After checking the ACF and PACF, the waving pattern in ACF and very high first correlation spike at lag1 in PACF implies the likelihood of AR(1) model. However, the ACF does has some decaying pattern which indicates the existence of trend. Therefore, ADF test is performed. ADF test shows p-value is 0.086 > 0.05 so we fail to reject the non-stationarity hypothesis. Then we do the following: - Transformation: lambda = 1 and do not perform transformation - Differencing: after applying the the first difference the series became detrended and stationary. This is confirmed by ACF and ADF test. There are significant autocorrelation at lag3 on the ACF, lag3 and lag4 on PACF. Also, there are cosine waves patterns at ACF and PCF. The patterns are tailing off, so we conclude p=1,2,3,4 and q=1,2,3.

Then EACF check is performed. The upper left hand vertex of this polygon indicates p=0 and q=0 - A random walk model. This is in line with the AR(1) model assumption previously before differencing. By checking EACF, we also include IMA(1,1), ARIMA(1,1,1), ARIMA(2,1,1), ARIMA(3,1,1) and ARIMA(3,1,3). Here the “1” in the middle comes from the first differencing. BIC table shows models containing lags 10 of the observed time series and lag 11 of the error process. Since lag 10 and 11 are too large, and the 3rd row has models containing lag 3 of the time series.

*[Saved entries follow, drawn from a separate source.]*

diff --git a/kvxopt_amd/csrc/chol_setup.cpp b/kvxopt_amd/csrc/chol_setup.cpp
--- a/kvxopt_amd/csrc/chol_setup.cpp
+++ b/kvxopt_amd/csrc/chol_setup.cpp
@@ -31,6 +31,9 @@
     if ((e = getenv("KVX_U_STREAM"))) K.u_stream = atoi(e);
     K.pipe_own_stream = is1(getenv("KVX_PIPE_OWN_STREAM"));
     K.solve_nofork = (e = getenv("KVX_SOLVE_NOFORK")) && atoi(e) != 0;
+    if ((e = getenv("KVX_PIPE_BLOCKS"))) K.pipe_blocks = atoi(e);
+    if ((e = getenv("KVX_STATUS_SIDE"))) K.status_side = atoi(e);
+    if ((e = getenv("KVX_PIPE_EDGE_ORDER"))) K.pipe_edge_order = atoi(e);
     return K;
 }
 
diff --git a/kvxopt_amd/csrc/chol_solve.cpp b/kvxopt_amd/csrc/chol_solve.cpp
--- a/kvxopt_amd/csrc/chol_solve.cpp
+++ b/kvxopt_amd/csrc/chol_solve.cpp
@@ -362,6 +362,14 @@
             if (S.levelptr[(size_t)l + 1] - S.levelptr[(size_t)l] > lim) break;
             F->pipe_from = l;
         }
+        const LevelPlan &P0 = F->plan[0];
+        F->pipe_blocks = F->K.pipe_blocks != 0 && !F->fplan_on && P0.scnt[0] > 0 && F->sw_cnt[0] == 0 && (F->solve_merged || P0.scnt[1] == 0) &&
+                         (F->nsub == 0 || F->sub_lvl_cnt[0] == 0) && (F->pipe_from > 0 || S.nlevels == 1);
+        if (F->pipe_blocks) {
+            F->ev_blk.assign((size_t)((P0.big_maxk + KVX_SOLVE_SB - 1) / KVX_SOLVE_SB), nullptr);
+            for (auto &e : F->ev_blk) HIPCHK(pool_event_get(&e, false));
+        }
+        HIPCHK(pool_event_get(&F->ev_stat, false));
     }
     lap("pipeline set-up");
     hipStream_t st = F->stream, s2 = F->K.pipe_own_stream ? F->side[2] : F->side[0];
@@ -372,13 +380,21 @@
         launch_copy_d(s2, F->d_X0, F->d_X, n * (int64_t)nr);
         F->pipe_on = true;
         F->pipe_nr = nr;
-        const int rb = enqueue_factor_body(F);
+        const bool stat_side = F->K.status_side != 0;
+        const int rb = enqueue_factor_body(F, -1, 0, true, !stat_side);
         F->pipe_on = false;
         if (rb) return rb;
         HIPCHK(hipEventRecord(F->ev_pipe[0], s2));
         HIPCHK(hipStreamWaitEvent(st, F->ev_pipe[0], 0));
+        if (stat_side) {
+            int rs;
+            HIPCHK(hipStreamWaitEvent(s2, F->ev_lvl[0], 0));
+            if ((rs = factor_epilogue(F, s2))) return rs;
+            HIPCHK(hipEventRecord(F->ev_stat, s2));
+        }
         enqueue_bwd(F, F->d_X, n, nr);
         launch_perm_scatter(st, F->d_perm, n, nr, F->d_X, n, B, ldB);
+        if (stat_side) HIPCHK(hipStreamWaitEvent(st, F->ev_stat, 0));
         return hipGetLastError() == hipSuccess ? KVX_OK : KVX_EDEVICE;
     };
     HIPCHK(hipEventRecord(F->ev[0], st));
diff --git a/kvxopt_amd/csrc/device.hpp b/kvxopt_amd/csrc/device.hpp
--- a/kvxopt_amd/csrc/device.hpp
+++ b/kvxopt_amd/csrc/device.hpp
@@ -216,6 +216,10 @@
 void launch_fwd_big(hipStream_t st, const DevSym &ds, const int32_t *list, int count, int max_m, int max_k,
                     const double *Lx, const double *Linv, double *X, const double *X0, int64_t ldx, int nrhs,
                     double *WK, int64_t ldw, const double *Wchild, double *Wout, int64_t wstride, int level_count = 0);
+constexpr int KVX_SOLVE_SB = 256;
+void launch_fwd_big_step(hipStream_t st, const DevSym &ds, const int32_t *list, int count, int max_m, int jb,
+                         const double *Lx, const double *Linv, double *X, const double *X0, int64_t ldx, int nrhs,
+                         double *WK, int64_t ldw, const double *Wchild, double *Wout, int64_t wstride, int level_count);
 void launch_bwd_big(hipStream_t st, const DevSym &ds, const int32_t *list, int count, int max_m, int max_k,
                     const double *Lx, const double *Linv, double *X, int64_t ldx, int nrhs, double *WK, int64_t ldw);
 void launch_perm_gather(hipStream_t st, const int32_t *perm, int64_t n, int nrhs, const double *in, int64_t ldi,
diff --git a/kvxopt_amd/csrc/kernels_big.hip b/kvxopt_amd/csrc/kernels_big.hip
--- a/kvxopt_amd/csrc/kernels_big.hip
+++ b/kvxopt_amd/csrc/kernels_big.hip
@@ -1025,7 +1025,7 @@
                        (double *)nullptr, (int *)nullptr, ColOwner{own_ob, own_g, own_r, c_from, c_to, 0});
 }
 
-constexpr int SB = 256;
+constexpr int SB = KVX_SOLVE_SB;
 constexpr int SOLVE_NT = 1024;
 
 __device__ __forceinline__ constexpr int sblk(int ib, int s) { return ib * (ib - 1) / 2 + s; }
@@ -1615,46 +1615,43 @@
 constexpr int KVX_BIG_RB = 8;
 constexpr int KVX_BIG_MR_FROM = 64;
 
+void launch_fwd_big_step(hipStream_t st, const DevSym &ds, const int32_t *list, int count, int max_m, int jb,
+                         const double *Lx, const double *Linv, double *X, const double *X0, int64_t ldx, int nrhs,
+                         double *WK, int64_t ldw, const double *Wchild, double *Wout, int64_t wstride, int level_count)
+{
+    if (count <= 0 || nrhs <= 0) return;
+    static const int narrow_wgs = [] { const char *e = getenv("KVX_FWD_NARROW_WGS"); return e ? atoi(e) : 512; }();
+    const int rows = max_m - jb - 1;
+    const int64_t wg64 = (int64_t)std::max(1, (rows + 63) / 64) * std::max(level_count, count);
+    const bool narrow = wg64 <= narrow_wgs;
+    if (nrhs >= KVX_BIG_MR_FROM && !narrow) {
+        const unsigned gz = (unsigned)((nrhs + KVX_BIG_RB - 1) / KVX_BIG_RB);
+        dim3 g1(1, (unsigned)count, gz), g2((unsigned)std::max(1, (rows + 255) / 256), (unsigned)count, gz);
+        if (jb == 0) {
+            hipLaunchKernelGGL((k_fwd_big_step_mr<true, KVX_BIG_RB, 1>), g1, dim3(SOLVE_NT), 0, st, ds, list, jb, Lx, Linv, X, X0, ldx, nrhs, WK, ldw, Wchild, Wout, wstride);
+            hipLaunchKernelGGL((k_fwd_big_step_mr<true, KVX_BIG_RB, 2>), g2, dim3(SOLVE_NT), 0, st, ds, list, jb, Lx, Linv, X, X0, ldx, nrhs, WK, ldw, Wchild, Wout, wstride);
+        } else {
+            hipLaunchKernelGGL((k_fwd_big_step_mr<false, KVX_BIG_RB, 1>), g1, dim3(SOLVE_NT), 0, st, ds, list, jb, Lx, Linv, X, X0, ldx, nrhs, WK, ldw, Wchild, Wout, wstride);
+            hipLaunchKernelGGL((k_fwd_big_step_mr<false, KVX_BIG_RB, 2>), g2, dim3(SOLVE_NT), 0, st, ds, list, jb, Lx, Linv, X, X0, ldx, nrhs, WK, ldw, Wchild, Wout, wstride);
+        }
+        return;
+    }
+    dim3 grid((unsigned)std::max(1, narrow ? (rows + 63) / 64 : (rows + 255) / 256), (unsigned)count, (unsigned)nrhs);
+    if (jb == 0) {
+        if (narrow) hipLaunchKernelGGL((k_fwd_big_step<true, 64>), grid, dim3(SOLVE_NT), 0, st, ds, list, jb, Lx, Linv, X, X0, ldx, WK, ldw, Wchild, Wout, wstride);
+        else hipLaunchKernelGGL((k_fwd_big_step<true, 256>), grid, dim3(SOLVE_NT), 0, st, ds, list, jb, Lx, Linv, X, X0, ldx, WK, ldw, Wchild, Wout, wstride);
+    } else {
+        if (narrow) hipLaunchKernelGGL((k_fwd_big_step<false, 64>), grid, dim3(SOLVE_NT), 0, st, ds, list, jb, Lx, Linv, X, X0, ldx, WK, ldw, Wchild, Wout, wstride);
+        else hipLaunchKernelGGL((k_fwd_big_step<false, 256>), grid, dim3(SOLVE_NT), 0, st, ds, list, jb, Lx, Linv, X, X0, ldx, WK, ldw, Wchild, Wout, wstride);
+    }
+}
+
 void launch_fwd_big(hipStream_t st, const DevSym &ds, const int32_t *list, int count, int max_m, int max_k,
                     const double *Lx, const double *Linv, double *X, const double *X0, int64_t ldx, int nrhs,
                     double *WK, int64_t ldw, const double *Wchild, double *Wout, int64_t wstride, int level_count)
 {
-    if (count <= 0 || nrhs <= 0) return;
-    static const int narrow_wgs = [] { const char *e = getenv("KVX_FWD_NARROW_WGS"); return e ? atoi(e) : 512; }();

Therefore, considering principle of parsimony the conclusion is the candidate models are AR(1), IMA(1,1), ARIMA(1,1,1) and ARIMA(2,1,1). We can also check ARIMA(3,1,3) and ARIMA(3,1,1) if they don’t work.

par(mfrow=c(1,2))
acf(data_ts)
pacf(data_ts)

#par(mfrow=c(1,1))

# Apply ADF test to check the stationarity

adf.test(data_ts)
## 
##  Augmented Dickey-Fuller Test
## 
## data:  data_ts
## Dickey-Fuller = -3.2376, Lag order = 4, p-value = 0.0867
## alternative hypothesis: stationary
# With a p-value of 0.0867, we cannot reject the null hypothesis stating that the series is non-stationary.

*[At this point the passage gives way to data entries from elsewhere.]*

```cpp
__device__ __forceinline__ float clamp_hi(float x, float hi) { return x > hi ? hi : x; }
__device__ __forceinline__ double clamp_hi(double x, double hi) { return x > hi ? hi : x; }
__device__ __forceinline__ kdehip_f2 clamp_hi(kdehip_f2 x, kdehip_f2 hi) {
  return {x.x > hi.x ? hi.x : x.x, x.y > hi.y ? hi.y : x.y};
}

template <int CTRL, int ROW_MASK>
__device__ __forceinline__ double dpp_fetch(double v) {
  int lo = __double2loint(v), hi = __double2hiint(v);
  constexpr bool kBound = (ROW_MASK == 0xF);
  lo = __builtin_amdgcn_update_dpp(0, lo, CTRL, ROW_MASK, 0xF, kBound);
  hi = __builtin_amdgcn_update_dpp(0, hi, CTRL, ROW_MASK, 0xF, kBound);
  return __hiloint2double(hi, lo);
}
template <int CTRL, int ROW_MASK>
__device__ __forceinline__ float dpp_fetch(float v) {
  constexpr bool kBound = (ROW_MASK == 0xF);
  return __int_as_float(__builtin_amdgcn_update_dpp(0, __float_as_int(v), CTRL, ROW_MASK, 0xF, kBound));
}

template <typename T>
__device__ __forceinline__ T wave_inclusive_scan(T v) {
  v += dpp_fetch<0x111, 0xF>(v);
  v += dpp_fetch<0x112, 0xF>(v);
  v += dpp_fetch<0x114, 0xF>(v);
  v += dpp_fetch<0x118, 0xF>(v);
  v += dpp_fetch<0x142, 0xA>(v);
  v += dpp_fetch<0x143, 0xC>(v);
  return v;
}

__device__ __forceinline__ void wave_sync() {
  __builtin_amdgcn_fence(__ATOMIC_ACQ_REL, "wavefront");
  __builtin_amdgcn_wave_barrier();
}

__device__ __forceinline__ double lane_read(double v, int src) {
  const int lo = __builtin_amdgcn_readlane(__double2loint(v), src);
  const int hi = __builtin_amdgcn_readlane(__double2hiint(v), src);
  return __hiloint2double(hi, lo);
}
__device__ __forceinline__ float lane_read(float v, int src) {
  return __int_as_float(__builtin_amdgcn_readlane(__float_as_int(v), src));
}

template <typename P> constexpr bool kIsLdsPointer = false;
template <typename T> constexpr bool kIsLdsPointer<const __attribute__((address_space(3))) T *> = true;
template <typename T> constexpr bool kIsLdsPointer<const volatile __attribute__((address_space(3))) T *> = true;


template <typename P>
__device__ __forceinline__ kdehip_f2 load_pair(P p) {
  using VP = std::conditional_t<kIsLdsPointer<P>, const volatile __attribute__((address_space(3))) kdehip_f2 *, const kdehip_f2 *>;
  return *(VP)(p);
}

template <typename T> constexpr bool kUniformTwoOp = std::is_same<T, double>::value;
template <bool CIRC> struct CircBits { static constexpr uint32_t circ = 0; };
template <> struct CircBits<true> { uint32_t circ; };
template <typename T, int D, bool OFF = false, bool CIRC = false>
struct EvalUniform : CircBits<CIRC> {
  static_assert(!CIRC || kUniformTwoOp<T>, "the circular fast forms are fp64 only");
// ... 711 lines not shown
```

kerneldensityestimate.jl_amd/csrc/gibbs_dispatch.cpp:

```cpp
#include <hip/hip_runtime.h>

#include <atomic>

#include "kdehip_internal.hpp"

namespace kdehip {

int device_cu_count() {
  static std::atomic<int> cache[64];
  int dev = 0;
  if (hipGetDevice(&dev) != hipSuccess || dev < 0 || dev >= 64) return 256;
  int n = cache[dev].load(std::memory_order_relaxed);
  if (n == 0) {
    if (hipDeviceGetAttribute(&n, hipDeviceAttributeMultiprocessorCount, dev) != hipSuccess || n <= 0) n = 256;
    cache[dev].store(n, std::memory_order_relaxed);
  }
  return n;
}
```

# Box Cox Transformation to stabilize variance
data_positive = data_ts+abs(min(data_ts))+0.1   # make sure all values are positive
data.transform = BoxCox.ar(data_positive)
data.transform$ci   # lambda is between 0.9 and 1.3, so we take lambda=1 and do not perform transformation
## [1] 0.9 1.3
# Differencing to de-trend
data.diff = diff(data_ts)
plot(data.diff, type='o',ylab='Yearly Change of Ozone Thickness')

# Check the stationarity of differenced series with ADF test
adf.test(data.diff)    # With a p-value of 0.01, we reject the null hypothesis stating that
## 
##  Augmented Dickey-Fuller Test
## 
## data:  data.diff
## Dickey-Fuller = -7.1568, Lag order = 4, p-value = 0.01
## alternative hypothesis: stationary
# the series is non-stationary; hence, we conclude that the first differencing make the series staionary.

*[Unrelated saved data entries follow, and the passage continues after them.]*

template <int DEG, bool RAW, bool SHO = false>
__global__ __launch_bounds__(kPreThreads) void k_preprocess(CamParams cp, int N, const float* __restrict__ means,
                                                            const float* __restrict__ scales, const float* __restrict__ rots,
                                                            const float* __restrict__ cov_pre, const float* __restrict__ opac,
                                                            const float* __restrict__ shs, const float* __restrict__ shs_rest,
                                                            const float* __restrict__ colors,
                                                            Splat* __restrict__ splat, int32_t* __restrict__ radii,
                                                            uint32_t* __restrict__ dkey, uint32_t* __restrict__ gid,
                                                            TileRec* __restrict__ tilerec, uint32_t* __restrict__ zero_words,
                                                            int zero_count, int block0, DepthHist dh, uint2* __restrict__ early_parts = nullptr,
                                                            uint32_t window_max = 0xffffffffu, uint8_t* __restrict__ visible = nullptr,
                                                            const float* __restrict__ sh_origin = nullptr)
{
    constexpr int NC3 = 3 * (DEG + 1) * (DEG + 1);
    __shared__ float s_sh[kPreThreads * kShStride];
    __shared__ uint32_t s_early[2][kPreThreads / 64];
    const int tid = threadIdx.x;
    const int base = ((int)blockIdx.x + block0) * kPreThreads;
    const int i = base + tid;
    const int model = select_view(cp, (int)blockIdx.x + block0);
    if (blockIdx.x == 0)
        for (int q = tid; q < zero_count; q += kPreThreads) zero_words[q] = 0u;
    constexpr int NR = NC3 > 3 ? NC3 - 3 : 1;
    float4 r_dc[1];
    float4 r_rows[stage_regs<NC3>()];
    bool pend_dc = false, pend_rest = false, pend_full = false;
    const int nG = min(kPreThreads, N - base);
    if (shs) {
        if (shs_rest) {
            const size_t row = (size_t)(cp.M - 1) * 3;
            const float* dc0 = shs + (size_t)base * 3;
            if (vec_ok(dc0, nG * 3)) { stage_load<3>(r_dc, dc0, nG, tid); pend_dc = true; }
            else for (int f = tid; f < nG * 3; f += kPreThreads) s_sh[(f / 3) * kShStride + (f % 3)] = dc0[f];
            if (NC3 > 3) {
                const float* r0 = shs_rest + (size_t)base * row;
                if (row == NR && vec_ok(r0, nG * NR)) { stage_load<NR>(r_rows, r0, nG, tid); pend_rest = true; }
                else for (int f = tid; f < nG * NR; f += kPreThreads) {
                    const int g = f / NR, e = f - g * NR;
                    s_sh[g * kShStride + 3 + e] = shs_rest[(size_t)(base + g) * row + e];
                }
            }
        } else {
            const size_t row = (size_t)cp.M * 3;
            const float* r0 = shs + (size_t)base * row;
            if (row == NC3 && vec_ok(r0, nG * NC3)) { stage_load<NC3>(r_rows, r0, nG, tid); pend_full = true; }
            else for (int f = tid; f < nG * NC3; f += kPreThreads) {
                const int g = f / NC3, e = f - g * NC3;
                s_sh[g * kShStride + e] = shs[(size_t)(base + g) * row + e];
            }
        }
    }
    const bool act = i < N;
    Camera cam = load_camera(cp);
    cam.D = DEG;
    float mean[3] = {0.f, 0.f, 0.f};
    float mraw[3] = {0.f, 0.f, 0.f};
    Splat s;
    TileRec rec;
    uint32_t lo_pack = 0u;
    if (act) {
        mean[0] = means[3 * (size_t)i]; mean[1] = means[3 * (size_t)i + 1]; mean[2] = means[3 * (size_t)i + 2];
        if constexpr (SHO) { mraw[0] = mean[0]; mraw[1] = mean[1]; mraw[2] = mean[2]; }
        apply_points_transform(cp.xf, mean);
        float sc[3] = {0, 0, 0}, rq[4] = {1, 0, 0, 0}, cv[6], colp[3];
        if (cov_pre) {
#pragma unroll
            for (int k = 0; k < 6; k++) cv[k] = cov_pre[6 * (size_t)i + k];
        } else {
#pragma unroll
            for (int k = 0; k < 3; k++) sc[k] = scales[3 * (size_t)i + k];
#pragma unroll
            for (int k = 0; k < 4; k++) rq[k] = rots[4 * (size_t)i + k];
        }
        if (colors) {
#pragma unroll
            for (int k = 0; k < 3; k++) colp[k] = colors[3 * (size_t)i + k];
        }
        float op = opac[i];
        if (RAW) {
            if (!cov_pre) {
#pragma unroll
                for (int k = 0; k < 3; k++) sc[k] = expf(sc[k]);
                const float inv = 1.0f / fmaxf(sqrtf(rq[0] * rq[0] + rq[1] * rq[1] + rq[2] * rq[2] + rq[3] * rq[3]), 1e-12f);
#pragma unroll
                for (int k = 0; k < 4; k++) rq[k] *= inv;
            }
            op = 1.0f / (1.0f + expf(-op));
        }
        preprocess_one(cam, mean, sc, rq, cov_pre ? cv : nullptr, op, nullptr, 3, 1, colors ? colp : nullptr, s, &rec, true, &lo_pack);
    }
    count_large_rects(act, s, rec, cp.W, cp.H, cam.tiles_x, cam.tiles_y, tid);
    rec.rect += (uint32_t)(model * cam.tiles_y) << 12;
    if (early_parts) {
        const uint32_t nt = act ? s.tiles : 0u;
        const uint32_t far = (nt > 0u && __float_as_uint(s.depth) - kDepthKeyBias > window_max) ? 1u : 0u;
        const uint32_t st_ = wave_inclusive_sum(nt), sf_ = wave_inclusive_sum(far);
        if ((tid & 63) == 63) { s_early[0][tid >> 6] = st_; s_early[1][tid >> 6] = sf_; }
        __syncthreads();
        if (tid == 0) {
            uint32_t t0 = 0u, t1 = 0u;
#pragma unroll
            for (int w = 0; w < kPreThreads / 64; w++) { t0 += s_early[0][w]; t1 += s_early[1][w]; }
            early_parts[blockIdx.x + block0] = make_uint2(t0, t1);
        }
    }
    if (shs) {
        constexpr bool kLinOk = NC3 > 3 && (NR & 1);
        const bool lin = kLinOk && pend_dc && pend_rest;
        float* s_dc = s_sh;
        float* s_rest = s_sh + kPreThreads * 3;
        if (lin) {
            stage_store_lin<3>(r_dc, s_dc, nG, tid);
            stage_store_lin<NR>(r_rows, s_rest, nG, tid);
        } else {
            if (pend_dc) stage_store<3>(r_dc, s_sh, 0, nG, tid);
            if (pend_rest) stage_store<NR>(r_rows, s_sh, 3, nG, tid);
            if (pend_full) stage_store<NC3>(r_rows, s_sh, 0, nG, tid);
        }
        __syncthreads();
        if (act && s.radius > 0) {
            float col[3];
            if constexpr (SHO) {
#pragma unroll
                for (int k = 0; k < 3; k++) { cam.cam[k] = sh_origin[k]; mean[k] = mraw[k]; }
            }
            if (lin) splat_sh_color(cam, mean, s_rest + tid * NR - 3, 3, 1, col, s_dc + tid * 3);
            else splat_sh_color(cam, mean, &s_sh[tid * kShStride], 3, 1, col);
            s.r = col[0]; s.g = col[1]; s.b = col[2];
        }
    }
    if (dh.ghist && dh.clear_threads == 0u)
        for (uint32_t q = tid; q < dh.status_words / 4; q += kPreThreads) reinterpret_cast<uint4*>(dh.status)[q] = make_uint4(0u, 0u, 0u, 0u);
    if (!act) return;
    {
        Splat st = s;
        st.tiles = lo_pack;
        splat[i] = st;
    }
    tilerec[i] = rec;
    radii[i] = s.radius;
    if (visible) visible[i] = s.radius > 0 ? 1 : 0;
    const uint32_t key = s.tiles > 0 ? __float_as_uint(s.depth) : 0xffffffffu;
    dkey[i] = key;
    gid[i] = (uint32_t)i;
    if (dh.ghist) {
        const uint32_t x = (uint32_t)i / onesweep_run_len<uint32_t>((uint32_t)N);
#pragma unroll
        for (int p = 0; p < 4; p++) atomicAdd(&dh.ghist[((size_t)p * kOsRanges + x) * 256 + ((key >> (8 * p)) & 255u)], 1u);
    }
}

# Specify the orders using ACf, PACF, EACF and BIC over the differenced series
par(mfrow=c(1,2)) 
acf(data.diff)
pacf(data.diff)

par(mfrow=c(1,1))    
# There are significant autocorrelation at lag3 on the ACF, lag3 lag4 on PACF. Also, there are cosine waves patterns at ACF and PCF. The patterns are tailing off. so p=1,2,3,4 and q=1,2,3.
eacf(data.diff) #We look for the upper left hand vertex of this polygon of 0's 
## AR/MA
##   0 1 2 3 4 5 6 7 8 9 10 11 12 13
## 0 o o x o o o x o o x o  o  o  o 
## 1 x o x o o o o o o x o  o  o  o 
## 2 x o x o o o x o o x o  o  o  o 
## 3 x o x o o x o o o o o  o  o  o 
## 4 x o o x o x o o o o o  o  o  o 
## 5 x x x x o x o o o o o  o  o  o 
## 6 o o o x x o o o o o o  o  o  o 
## 7 o o o x o o o o o o o  o  o  o
# It indicates p=0; q=0. A random walk model. This is in line with the AR(1) model previously.
# p = 0; q = 1. ARIMA(0,1,1)
# p = 1; q = 1. ARIMA(1,1,1)
# p = 2; q = 1. ARIMA(2,1,1)
# p = 3; q = 1. ARIMA(3,1,1)
# p = 3; q = 3. ARIMA(3,1,3)

# Display the BIC table
res = armasubsets(y=data.diff,nar=14,nma=14,y.name='test',ar.method='ols')
## Reordering variables and trying again:
plot(res)

# Top row (best model/lowest BIC): model containing lags 10 of the observed time series and lag 11 of the error process. The BIC table shaded columns correspond to AR(10) and MA(11).